__Description of the task__
From the line with "uint32_t st_fetch = 0, st_zero" to the line with "uint32_t st_hit2 = 0, st_hit3", retype every line exactly, including those two, and leave out the rest of the data below.

__Given records__

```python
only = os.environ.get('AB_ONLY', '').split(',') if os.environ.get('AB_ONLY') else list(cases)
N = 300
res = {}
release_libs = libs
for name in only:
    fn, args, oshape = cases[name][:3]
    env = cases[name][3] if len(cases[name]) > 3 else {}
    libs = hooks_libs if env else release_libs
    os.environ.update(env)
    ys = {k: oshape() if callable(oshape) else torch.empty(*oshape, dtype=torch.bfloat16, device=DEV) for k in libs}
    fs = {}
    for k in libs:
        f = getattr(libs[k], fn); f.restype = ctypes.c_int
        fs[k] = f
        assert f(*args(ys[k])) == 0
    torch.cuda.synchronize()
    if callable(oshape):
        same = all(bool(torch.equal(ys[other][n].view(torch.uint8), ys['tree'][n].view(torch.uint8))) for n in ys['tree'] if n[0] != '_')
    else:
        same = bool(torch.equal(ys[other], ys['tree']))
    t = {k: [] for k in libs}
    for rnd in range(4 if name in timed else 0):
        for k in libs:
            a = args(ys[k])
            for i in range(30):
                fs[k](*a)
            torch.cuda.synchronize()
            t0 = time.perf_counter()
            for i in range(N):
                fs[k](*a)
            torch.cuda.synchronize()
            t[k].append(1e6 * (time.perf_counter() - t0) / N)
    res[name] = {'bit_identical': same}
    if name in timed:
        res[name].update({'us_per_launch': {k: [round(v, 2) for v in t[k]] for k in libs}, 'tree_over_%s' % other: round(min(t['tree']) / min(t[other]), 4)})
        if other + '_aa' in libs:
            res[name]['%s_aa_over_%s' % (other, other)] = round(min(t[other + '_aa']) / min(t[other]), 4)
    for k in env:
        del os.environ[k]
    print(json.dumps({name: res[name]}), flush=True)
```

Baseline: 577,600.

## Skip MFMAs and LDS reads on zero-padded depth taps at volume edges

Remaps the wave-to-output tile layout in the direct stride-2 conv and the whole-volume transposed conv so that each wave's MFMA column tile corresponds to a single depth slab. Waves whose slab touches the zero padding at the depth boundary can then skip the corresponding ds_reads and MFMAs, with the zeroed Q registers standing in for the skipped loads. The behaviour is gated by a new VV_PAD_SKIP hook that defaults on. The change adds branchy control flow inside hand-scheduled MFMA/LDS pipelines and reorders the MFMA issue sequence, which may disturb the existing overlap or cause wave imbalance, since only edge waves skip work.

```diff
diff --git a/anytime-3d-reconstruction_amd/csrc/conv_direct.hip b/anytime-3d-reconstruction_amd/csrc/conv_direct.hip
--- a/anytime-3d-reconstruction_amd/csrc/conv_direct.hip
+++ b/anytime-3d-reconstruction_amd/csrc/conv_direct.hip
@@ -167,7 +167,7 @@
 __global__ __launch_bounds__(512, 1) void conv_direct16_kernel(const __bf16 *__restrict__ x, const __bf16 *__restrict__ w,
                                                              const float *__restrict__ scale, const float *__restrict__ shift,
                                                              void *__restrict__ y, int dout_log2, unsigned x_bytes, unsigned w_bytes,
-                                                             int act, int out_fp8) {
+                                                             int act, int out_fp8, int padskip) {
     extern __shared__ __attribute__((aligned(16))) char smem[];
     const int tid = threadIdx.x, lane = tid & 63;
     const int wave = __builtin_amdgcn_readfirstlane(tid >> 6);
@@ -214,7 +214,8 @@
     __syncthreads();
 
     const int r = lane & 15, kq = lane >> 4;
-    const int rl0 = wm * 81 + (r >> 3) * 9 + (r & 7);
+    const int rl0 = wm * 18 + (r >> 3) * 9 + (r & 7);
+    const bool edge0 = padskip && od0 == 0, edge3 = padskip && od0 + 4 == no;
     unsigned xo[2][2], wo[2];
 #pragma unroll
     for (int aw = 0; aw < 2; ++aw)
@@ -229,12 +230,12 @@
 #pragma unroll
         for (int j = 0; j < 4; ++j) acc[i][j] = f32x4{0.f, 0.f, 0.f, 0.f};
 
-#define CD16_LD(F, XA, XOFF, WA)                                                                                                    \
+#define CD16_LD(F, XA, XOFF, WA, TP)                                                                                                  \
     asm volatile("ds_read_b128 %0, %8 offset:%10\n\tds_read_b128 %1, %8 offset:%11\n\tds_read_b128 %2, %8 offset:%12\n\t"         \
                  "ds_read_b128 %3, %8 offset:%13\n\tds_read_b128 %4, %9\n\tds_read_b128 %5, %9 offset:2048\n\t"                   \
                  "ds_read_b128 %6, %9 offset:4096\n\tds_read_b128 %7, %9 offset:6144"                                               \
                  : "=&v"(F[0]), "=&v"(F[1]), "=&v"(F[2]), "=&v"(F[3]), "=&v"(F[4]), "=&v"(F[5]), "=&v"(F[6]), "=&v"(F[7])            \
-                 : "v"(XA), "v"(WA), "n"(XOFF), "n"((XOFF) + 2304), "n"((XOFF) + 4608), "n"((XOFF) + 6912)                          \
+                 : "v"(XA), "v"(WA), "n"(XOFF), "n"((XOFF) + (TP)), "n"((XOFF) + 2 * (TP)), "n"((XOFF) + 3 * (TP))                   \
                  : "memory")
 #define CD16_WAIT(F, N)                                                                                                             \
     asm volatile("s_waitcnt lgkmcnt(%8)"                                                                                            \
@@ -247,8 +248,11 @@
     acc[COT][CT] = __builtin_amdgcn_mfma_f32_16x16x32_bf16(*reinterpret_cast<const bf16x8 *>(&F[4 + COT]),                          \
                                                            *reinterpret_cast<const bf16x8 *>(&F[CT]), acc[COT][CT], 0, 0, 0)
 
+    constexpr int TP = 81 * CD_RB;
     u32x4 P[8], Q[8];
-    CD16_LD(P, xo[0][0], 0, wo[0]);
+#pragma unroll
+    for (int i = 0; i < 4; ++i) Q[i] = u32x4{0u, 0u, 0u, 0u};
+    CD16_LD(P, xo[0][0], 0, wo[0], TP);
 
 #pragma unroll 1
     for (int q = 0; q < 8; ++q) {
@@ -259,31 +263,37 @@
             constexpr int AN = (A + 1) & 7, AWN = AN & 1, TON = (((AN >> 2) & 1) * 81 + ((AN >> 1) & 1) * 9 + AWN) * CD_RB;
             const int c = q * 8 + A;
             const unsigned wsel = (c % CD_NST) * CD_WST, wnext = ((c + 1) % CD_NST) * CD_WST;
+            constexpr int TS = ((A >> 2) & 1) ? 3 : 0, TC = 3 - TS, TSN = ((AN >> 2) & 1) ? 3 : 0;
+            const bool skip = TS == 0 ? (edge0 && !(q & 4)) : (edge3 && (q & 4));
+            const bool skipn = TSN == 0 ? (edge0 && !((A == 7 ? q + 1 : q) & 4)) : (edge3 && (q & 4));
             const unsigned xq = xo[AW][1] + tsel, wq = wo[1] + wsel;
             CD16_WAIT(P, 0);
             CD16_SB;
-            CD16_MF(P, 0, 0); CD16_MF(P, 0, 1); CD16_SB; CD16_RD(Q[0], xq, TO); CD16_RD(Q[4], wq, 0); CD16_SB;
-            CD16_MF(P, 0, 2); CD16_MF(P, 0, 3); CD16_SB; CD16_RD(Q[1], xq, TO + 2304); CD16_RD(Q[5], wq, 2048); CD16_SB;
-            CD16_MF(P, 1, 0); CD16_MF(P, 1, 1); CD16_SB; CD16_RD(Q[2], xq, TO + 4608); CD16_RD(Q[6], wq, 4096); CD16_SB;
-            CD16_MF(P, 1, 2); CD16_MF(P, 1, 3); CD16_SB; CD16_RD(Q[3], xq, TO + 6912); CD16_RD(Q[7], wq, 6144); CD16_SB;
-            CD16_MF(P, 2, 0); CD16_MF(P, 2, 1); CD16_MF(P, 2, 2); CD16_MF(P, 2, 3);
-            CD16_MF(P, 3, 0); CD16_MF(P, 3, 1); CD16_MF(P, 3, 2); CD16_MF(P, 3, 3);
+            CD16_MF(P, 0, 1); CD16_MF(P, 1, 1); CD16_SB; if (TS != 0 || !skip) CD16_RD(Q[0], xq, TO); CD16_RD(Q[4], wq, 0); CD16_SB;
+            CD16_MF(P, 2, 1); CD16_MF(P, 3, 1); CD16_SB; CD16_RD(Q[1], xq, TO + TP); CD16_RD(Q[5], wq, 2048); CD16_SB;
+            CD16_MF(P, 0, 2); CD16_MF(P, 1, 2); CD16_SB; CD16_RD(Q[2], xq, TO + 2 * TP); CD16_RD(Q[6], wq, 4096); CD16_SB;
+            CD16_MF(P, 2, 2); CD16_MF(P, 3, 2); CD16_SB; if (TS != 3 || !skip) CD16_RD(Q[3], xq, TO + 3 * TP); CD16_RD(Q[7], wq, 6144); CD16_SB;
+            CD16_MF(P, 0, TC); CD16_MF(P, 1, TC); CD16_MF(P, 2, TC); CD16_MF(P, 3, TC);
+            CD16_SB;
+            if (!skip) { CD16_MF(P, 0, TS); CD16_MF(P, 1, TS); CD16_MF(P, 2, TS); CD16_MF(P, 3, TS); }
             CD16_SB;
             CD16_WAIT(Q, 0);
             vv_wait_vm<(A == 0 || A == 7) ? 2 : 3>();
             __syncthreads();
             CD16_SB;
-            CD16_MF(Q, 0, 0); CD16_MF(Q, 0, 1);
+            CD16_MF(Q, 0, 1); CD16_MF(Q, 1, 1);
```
...
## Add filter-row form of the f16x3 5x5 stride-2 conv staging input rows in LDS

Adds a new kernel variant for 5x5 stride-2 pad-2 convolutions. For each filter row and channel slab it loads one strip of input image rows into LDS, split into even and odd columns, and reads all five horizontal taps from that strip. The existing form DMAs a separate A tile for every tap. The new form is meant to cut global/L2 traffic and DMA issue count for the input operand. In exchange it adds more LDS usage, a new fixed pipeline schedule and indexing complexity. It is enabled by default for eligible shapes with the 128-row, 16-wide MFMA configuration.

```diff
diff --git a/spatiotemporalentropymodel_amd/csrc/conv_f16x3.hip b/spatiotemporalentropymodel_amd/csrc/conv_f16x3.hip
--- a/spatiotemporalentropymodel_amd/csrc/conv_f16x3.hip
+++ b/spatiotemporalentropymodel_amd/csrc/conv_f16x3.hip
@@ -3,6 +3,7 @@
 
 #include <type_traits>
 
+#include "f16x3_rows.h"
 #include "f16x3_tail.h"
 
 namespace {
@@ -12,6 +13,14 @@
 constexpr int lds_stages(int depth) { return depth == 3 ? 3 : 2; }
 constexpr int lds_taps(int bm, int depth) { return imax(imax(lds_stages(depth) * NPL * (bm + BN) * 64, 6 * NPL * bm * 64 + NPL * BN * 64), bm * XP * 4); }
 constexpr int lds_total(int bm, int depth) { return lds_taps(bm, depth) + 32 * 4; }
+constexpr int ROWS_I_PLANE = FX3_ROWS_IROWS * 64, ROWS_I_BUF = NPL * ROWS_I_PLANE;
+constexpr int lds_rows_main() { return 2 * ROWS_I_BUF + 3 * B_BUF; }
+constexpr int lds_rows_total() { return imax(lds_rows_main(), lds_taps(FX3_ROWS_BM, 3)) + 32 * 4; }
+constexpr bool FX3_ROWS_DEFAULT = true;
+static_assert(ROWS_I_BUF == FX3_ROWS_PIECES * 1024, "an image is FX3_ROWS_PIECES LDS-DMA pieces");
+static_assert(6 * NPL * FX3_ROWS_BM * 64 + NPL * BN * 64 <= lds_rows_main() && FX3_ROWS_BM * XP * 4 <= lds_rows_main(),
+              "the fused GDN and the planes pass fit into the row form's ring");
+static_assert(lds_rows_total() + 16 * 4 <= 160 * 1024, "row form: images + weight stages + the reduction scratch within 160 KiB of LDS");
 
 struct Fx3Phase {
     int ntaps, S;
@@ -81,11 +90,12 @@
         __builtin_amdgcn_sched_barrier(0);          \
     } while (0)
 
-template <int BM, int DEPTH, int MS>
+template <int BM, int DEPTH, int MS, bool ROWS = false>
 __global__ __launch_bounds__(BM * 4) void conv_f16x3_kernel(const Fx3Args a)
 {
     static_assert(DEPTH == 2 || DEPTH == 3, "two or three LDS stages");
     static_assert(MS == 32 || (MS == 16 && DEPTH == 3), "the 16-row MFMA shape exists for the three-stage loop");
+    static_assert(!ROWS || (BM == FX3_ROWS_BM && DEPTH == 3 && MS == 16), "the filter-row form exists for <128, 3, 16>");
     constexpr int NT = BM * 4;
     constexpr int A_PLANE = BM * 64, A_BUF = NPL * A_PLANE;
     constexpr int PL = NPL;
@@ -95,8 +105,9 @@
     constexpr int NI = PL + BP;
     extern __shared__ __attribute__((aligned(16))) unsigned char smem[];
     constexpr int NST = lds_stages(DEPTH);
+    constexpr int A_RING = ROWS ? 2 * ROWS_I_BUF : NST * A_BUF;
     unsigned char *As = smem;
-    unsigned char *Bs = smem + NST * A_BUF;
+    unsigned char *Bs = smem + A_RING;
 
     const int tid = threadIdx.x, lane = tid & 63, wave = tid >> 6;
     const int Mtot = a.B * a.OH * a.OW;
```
---
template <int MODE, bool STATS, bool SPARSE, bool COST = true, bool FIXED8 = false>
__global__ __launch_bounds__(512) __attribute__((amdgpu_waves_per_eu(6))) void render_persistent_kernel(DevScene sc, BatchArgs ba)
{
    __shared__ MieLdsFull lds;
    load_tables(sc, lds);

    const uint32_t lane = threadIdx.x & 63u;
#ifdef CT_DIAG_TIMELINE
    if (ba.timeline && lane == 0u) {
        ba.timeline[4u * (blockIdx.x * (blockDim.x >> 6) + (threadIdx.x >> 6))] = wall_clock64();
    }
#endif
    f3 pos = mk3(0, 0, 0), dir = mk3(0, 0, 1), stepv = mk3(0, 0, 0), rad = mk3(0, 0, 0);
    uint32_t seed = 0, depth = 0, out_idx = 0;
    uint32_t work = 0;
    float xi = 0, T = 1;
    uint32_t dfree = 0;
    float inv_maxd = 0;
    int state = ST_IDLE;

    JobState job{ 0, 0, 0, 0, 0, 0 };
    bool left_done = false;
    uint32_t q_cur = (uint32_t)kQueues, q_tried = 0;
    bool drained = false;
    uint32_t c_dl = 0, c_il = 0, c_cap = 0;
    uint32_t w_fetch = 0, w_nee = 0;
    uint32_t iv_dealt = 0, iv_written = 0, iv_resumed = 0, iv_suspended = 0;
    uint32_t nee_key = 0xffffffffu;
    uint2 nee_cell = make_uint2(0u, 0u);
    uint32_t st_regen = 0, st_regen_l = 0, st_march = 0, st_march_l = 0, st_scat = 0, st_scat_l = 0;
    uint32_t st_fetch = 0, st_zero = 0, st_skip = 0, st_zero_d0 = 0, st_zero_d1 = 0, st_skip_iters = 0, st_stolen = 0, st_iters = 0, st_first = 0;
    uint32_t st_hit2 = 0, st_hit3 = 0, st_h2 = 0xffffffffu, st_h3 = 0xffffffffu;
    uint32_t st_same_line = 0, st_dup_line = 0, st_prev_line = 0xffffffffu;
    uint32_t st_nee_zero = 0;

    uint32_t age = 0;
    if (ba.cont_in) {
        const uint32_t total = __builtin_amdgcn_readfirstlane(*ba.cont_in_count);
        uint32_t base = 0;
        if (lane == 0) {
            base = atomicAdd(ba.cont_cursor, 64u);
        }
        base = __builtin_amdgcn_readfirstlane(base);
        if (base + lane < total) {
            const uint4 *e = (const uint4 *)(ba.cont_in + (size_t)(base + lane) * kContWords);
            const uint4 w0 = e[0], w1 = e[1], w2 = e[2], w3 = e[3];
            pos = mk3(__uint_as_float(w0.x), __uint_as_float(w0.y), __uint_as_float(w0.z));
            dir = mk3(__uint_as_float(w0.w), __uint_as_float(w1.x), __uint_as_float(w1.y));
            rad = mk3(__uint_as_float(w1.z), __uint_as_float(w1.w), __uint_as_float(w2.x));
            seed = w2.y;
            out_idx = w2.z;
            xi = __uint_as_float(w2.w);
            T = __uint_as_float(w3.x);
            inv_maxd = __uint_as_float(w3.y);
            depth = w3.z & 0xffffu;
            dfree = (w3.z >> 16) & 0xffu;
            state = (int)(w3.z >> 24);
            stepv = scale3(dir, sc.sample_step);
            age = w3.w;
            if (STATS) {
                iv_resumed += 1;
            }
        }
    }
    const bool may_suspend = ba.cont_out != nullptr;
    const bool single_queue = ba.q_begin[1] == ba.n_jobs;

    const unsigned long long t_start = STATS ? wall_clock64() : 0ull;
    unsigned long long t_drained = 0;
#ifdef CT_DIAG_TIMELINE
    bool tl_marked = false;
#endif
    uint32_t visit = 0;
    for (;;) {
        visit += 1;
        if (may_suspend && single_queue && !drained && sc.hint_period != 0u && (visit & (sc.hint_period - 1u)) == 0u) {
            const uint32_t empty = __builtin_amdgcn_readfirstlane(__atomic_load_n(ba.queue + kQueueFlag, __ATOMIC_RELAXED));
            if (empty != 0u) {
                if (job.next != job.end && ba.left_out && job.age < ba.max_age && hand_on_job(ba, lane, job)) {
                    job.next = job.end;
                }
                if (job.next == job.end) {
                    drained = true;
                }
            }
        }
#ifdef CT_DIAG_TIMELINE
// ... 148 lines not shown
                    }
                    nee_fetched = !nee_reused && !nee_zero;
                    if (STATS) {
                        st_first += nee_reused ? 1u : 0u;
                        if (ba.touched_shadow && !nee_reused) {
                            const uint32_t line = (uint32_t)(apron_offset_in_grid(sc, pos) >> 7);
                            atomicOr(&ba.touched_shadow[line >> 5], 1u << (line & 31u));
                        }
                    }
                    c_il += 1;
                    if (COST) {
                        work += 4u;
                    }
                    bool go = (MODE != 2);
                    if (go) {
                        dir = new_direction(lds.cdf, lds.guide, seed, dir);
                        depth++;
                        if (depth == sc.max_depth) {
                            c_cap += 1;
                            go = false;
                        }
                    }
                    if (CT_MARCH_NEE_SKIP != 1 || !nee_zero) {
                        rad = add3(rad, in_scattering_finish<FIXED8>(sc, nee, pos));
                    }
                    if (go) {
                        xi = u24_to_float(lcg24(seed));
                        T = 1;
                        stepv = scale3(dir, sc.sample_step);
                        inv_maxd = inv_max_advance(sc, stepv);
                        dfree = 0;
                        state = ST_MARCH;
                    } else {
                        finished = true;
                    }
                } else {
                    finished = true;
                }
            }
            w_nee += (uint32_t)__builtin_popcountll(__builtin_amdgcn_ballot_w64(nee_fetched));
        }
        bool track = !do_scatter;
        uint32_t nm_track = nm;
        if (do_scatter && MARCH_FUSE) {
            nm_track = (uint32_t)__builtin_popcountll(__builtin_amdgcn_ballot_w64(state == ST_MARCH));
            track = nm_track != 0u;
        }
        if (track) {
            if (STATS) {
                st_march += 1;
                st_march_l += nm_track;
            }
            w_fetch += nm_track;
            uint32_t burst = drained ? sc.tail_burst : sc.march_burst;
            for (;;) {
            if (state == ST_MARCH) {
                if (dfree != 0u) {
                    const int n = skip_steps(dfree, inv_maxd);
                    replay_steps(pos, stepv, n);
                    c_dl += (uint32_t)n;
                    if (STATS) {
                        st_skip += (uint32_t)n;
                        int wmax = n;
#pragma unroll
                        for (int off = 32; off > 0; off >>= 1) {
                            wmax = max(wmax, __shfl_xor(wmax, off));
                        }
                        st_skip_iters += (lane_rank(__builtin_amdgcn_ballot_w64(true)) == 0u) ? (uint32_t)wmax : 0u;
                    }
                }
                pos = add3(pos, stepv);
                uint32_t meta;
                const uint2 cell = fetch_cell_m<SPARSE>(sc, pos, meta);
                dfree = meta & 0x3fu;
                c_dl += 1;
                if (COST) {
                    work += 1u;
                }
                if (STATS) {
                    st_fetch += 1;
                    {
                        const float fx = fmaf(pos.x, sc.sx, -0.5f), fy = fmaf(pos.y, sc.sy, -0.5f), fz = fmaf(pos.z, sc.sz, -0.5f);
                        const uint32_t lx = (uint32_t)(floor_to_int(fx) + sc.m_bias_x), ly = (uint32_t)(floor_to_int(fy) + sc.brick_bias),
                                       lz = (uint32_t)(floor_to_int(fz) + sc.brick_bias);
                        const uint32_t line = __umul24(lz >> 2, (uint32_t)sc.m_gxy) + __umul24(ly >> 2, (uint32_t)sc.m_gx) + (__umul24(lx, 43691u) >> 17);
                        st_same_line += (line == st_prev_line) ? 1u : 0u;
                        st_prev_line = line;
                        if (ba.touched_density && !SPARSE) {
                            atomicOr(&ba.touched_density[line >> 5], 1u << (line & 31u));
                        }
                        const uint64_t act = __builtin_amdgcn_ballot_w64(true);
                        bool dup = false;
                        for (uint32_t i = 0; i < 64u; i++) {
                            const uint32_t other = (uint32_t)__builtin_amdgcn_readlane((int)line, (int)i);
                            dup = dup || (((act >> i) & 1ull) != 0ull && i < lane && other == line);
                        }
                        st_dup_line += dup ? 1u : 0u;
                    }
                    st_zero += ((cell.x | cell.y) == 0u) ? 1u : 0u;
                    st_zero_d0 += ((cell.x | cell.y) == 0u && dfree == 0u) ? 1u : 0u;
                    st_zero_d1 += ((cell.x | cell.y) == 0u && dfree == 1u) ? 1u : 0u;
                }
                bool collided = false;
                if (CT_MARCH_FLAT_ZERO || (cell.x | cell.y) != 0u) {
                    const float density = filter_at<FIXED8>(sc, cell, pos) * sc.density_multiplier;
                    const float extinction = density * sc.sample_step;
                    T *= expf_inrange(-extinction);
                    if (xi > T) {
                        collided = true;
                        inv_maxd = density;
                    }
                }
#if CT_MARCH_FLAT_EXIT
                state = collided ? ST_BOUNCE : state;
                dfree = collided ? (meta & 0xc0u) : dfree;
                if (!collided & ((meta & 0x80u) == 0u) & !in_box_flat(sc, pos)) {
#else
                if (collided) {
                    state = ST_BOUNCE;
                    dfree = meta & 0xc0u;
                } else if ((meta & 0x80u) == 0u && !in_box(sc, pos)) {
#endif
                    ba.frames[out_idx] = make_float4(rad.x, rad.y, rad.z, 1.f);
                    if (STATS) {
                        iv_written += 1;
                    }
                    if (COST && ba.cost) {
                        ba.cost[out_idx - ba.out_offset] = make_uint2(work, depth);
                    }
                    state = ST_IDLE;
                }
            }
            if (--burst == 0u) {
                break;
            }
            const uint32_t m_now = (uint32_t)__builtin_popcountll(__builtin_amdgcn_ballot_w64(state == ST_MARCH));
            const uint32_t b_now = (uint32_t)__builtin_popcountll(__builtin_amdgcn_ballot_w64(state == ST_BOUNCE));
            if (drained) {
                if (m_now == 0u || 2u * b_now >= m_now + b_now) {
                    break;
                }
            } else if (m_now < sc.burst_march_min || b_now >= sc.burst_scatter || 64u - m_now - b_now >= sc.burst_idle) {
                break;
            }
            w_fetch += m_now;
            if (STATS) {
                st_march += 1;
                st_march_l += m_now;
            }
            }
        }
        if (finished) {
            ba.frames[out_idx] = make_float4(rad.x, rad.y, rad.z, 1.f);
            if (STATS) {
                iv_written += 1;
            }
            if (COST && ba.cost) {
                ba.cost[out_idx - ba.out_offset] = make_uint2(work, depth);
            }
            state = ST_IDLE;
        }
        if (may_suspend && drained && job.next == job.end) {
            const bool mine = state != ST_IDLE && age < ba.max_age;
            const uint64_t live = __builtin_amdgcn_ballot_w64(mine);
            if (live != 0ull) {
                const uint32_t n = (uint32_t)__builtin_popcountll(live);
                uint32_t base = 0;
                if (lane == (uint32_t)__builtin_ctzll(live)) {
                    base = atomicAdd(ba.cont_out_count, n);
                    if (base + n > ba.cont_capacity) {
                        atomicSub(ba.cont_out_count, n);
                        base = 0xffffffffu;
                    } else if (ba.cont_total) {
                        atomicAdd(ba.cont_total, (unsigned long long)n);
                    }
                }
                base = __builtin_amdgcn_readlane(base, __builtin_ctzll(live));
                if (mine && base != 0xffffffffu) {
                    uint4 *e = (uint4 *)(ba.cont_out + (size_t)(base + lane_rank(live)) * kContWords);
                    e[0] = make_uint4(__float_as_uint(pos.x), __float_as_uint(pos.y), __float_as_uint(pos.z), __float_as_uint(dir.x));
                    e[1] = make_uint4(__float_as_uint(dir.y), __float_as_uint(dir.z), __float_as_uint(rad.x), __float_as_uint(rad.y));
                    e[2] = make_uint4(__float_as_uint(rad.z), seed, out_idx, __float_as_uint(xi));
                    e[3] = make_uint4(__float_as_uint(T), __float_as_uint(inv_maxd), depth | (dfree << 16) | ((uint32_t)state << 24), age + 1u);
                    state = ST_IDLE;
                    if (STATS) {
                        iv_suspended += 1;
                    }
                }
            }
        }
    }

__Reply__
    uint32_t st_fetch = 0, st_zero = 0, st_skip = 0, st_zero_d0 = 0, st_zero_d1 = 0, st_skip_iters = 0, st_stolen = 0, st_iters = 0, st_first = 0;
    uint32_t st_hit2 = 0, st_hit3 = 0, st_h2 = 0xffffffffu, st_h3 = 0xffffffffu;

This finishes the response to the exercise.